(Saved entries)
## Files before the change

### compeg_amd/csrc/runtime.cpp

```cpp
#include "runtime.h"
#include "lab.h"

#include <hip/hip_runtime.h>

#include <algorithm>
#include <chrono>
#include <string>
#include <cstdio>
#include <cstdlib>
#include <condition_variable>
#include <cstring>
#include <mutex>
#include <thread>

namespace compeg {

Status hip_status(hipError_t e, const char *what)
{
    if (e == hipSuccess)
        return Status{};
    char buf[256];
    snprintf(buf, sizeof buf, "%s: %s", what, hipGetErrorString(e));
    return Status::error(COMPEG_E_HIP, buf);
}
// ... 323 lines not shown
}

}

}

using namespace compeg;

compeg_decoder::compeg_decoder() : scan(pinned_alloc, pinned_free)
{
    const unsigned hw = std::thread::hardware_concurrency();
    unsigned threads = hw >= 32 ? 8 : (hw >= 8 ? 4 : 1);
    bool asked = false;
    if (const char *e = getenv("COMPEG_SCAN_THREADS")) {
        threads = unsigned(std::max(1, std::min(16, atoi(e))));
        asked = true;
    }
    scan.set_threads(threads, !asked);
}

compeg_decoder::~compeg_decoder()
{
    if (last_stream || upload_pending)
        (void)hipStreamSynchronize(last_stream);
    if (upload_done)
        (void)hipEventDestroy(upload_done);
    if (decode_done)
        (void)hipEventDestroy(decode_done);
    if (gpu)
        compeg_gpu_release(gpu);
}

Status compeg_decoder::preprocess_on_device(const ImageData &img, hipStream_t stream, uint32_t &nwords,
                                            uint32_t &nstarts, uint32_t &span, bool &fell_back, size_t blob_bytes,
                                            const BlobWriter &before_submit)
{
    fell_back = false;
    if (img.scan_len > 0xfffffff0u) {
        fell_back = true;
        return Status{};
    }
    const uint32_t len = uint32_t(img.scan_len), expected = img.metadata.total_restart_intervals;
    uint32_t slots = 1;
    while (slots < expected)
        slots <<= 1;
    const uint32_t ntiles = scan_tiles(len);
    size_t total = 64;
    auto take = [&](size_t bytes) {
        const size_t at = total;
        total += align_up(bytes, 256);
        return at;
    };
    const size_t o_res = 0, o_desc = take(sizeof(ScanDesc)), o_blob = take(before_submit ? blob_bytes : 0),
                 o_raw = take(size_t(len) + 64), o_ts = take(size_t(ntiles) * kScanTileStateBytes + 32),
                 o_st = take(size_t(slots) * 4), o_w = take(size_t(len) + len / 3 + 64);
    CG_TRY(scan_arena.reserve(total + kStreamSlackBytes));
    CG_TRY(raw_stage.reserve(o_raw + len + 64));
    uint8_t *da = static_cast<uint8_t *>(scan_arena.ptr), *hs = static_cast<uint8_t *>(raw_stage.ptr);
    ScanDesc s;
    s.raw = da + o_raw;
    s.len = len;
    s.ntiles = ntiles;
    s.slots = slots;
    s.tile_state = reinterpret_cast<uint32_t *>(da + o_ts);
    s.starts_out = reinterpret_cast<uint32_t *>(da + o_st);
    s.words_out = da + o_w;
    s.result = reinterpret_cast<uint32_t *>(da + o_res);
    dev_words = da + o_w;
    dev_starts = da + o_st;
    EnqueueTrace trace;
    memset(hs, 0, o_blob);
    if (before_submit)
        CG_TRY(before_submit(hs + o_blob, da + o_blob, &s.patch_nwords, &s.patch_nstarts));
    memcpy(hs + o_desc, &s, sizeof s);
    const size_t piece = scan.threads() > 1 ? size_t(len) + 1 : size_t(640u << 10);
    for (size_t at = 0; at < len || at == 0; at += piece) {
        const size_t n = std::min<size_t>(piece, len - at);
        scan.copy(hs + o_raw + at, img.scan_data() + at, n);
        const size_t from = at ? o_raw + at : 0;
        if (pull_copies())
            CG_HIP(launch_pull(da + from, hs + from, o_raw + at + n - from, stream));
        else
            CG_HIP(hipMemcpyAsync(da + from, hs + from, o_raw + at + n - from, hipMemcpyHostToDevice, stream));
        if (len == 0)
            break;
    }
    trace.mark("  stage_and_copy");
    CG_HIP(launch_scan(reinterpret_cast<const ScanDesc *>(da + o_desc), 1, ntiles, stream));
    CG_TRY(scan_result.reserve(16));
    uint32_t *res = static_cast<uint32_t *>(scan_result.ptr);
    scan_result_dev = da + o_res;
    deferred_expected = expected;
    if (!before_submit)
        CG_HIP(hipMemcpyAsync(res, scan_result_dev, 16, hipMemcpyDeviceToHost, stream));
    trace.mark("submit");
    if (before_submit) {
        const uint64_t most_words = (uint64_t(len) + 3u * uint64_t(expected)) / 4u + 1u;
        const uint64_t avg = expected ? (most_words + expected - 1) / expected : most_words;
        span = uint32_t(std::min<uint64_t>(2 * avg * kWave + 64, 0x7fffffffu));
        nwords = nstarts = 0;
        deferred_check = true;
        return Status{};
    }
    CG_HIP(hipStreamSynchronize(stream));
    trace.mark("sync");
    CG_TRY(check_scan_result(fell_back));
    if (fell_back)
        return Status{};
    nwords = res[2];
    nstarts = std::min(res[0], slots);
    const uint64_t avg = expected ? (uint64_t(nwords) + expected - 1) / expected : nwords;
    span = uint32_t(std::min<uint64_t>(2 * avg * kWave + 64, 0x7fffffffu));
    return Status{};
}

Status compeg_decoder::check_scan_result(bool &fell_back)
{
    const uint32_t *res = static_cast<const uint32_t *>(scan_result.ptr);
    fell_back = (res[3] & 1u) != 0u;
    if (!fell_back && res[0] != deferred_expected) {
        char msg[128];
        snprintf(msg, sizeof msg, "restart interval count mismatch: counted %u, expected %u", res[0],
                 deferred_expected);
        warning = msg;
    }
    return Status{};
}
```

■ **Exercise aim**
When a line among the entries contains "namespace", pull that line out.

■ **Result**
namespace compeg {
using namespace compeg;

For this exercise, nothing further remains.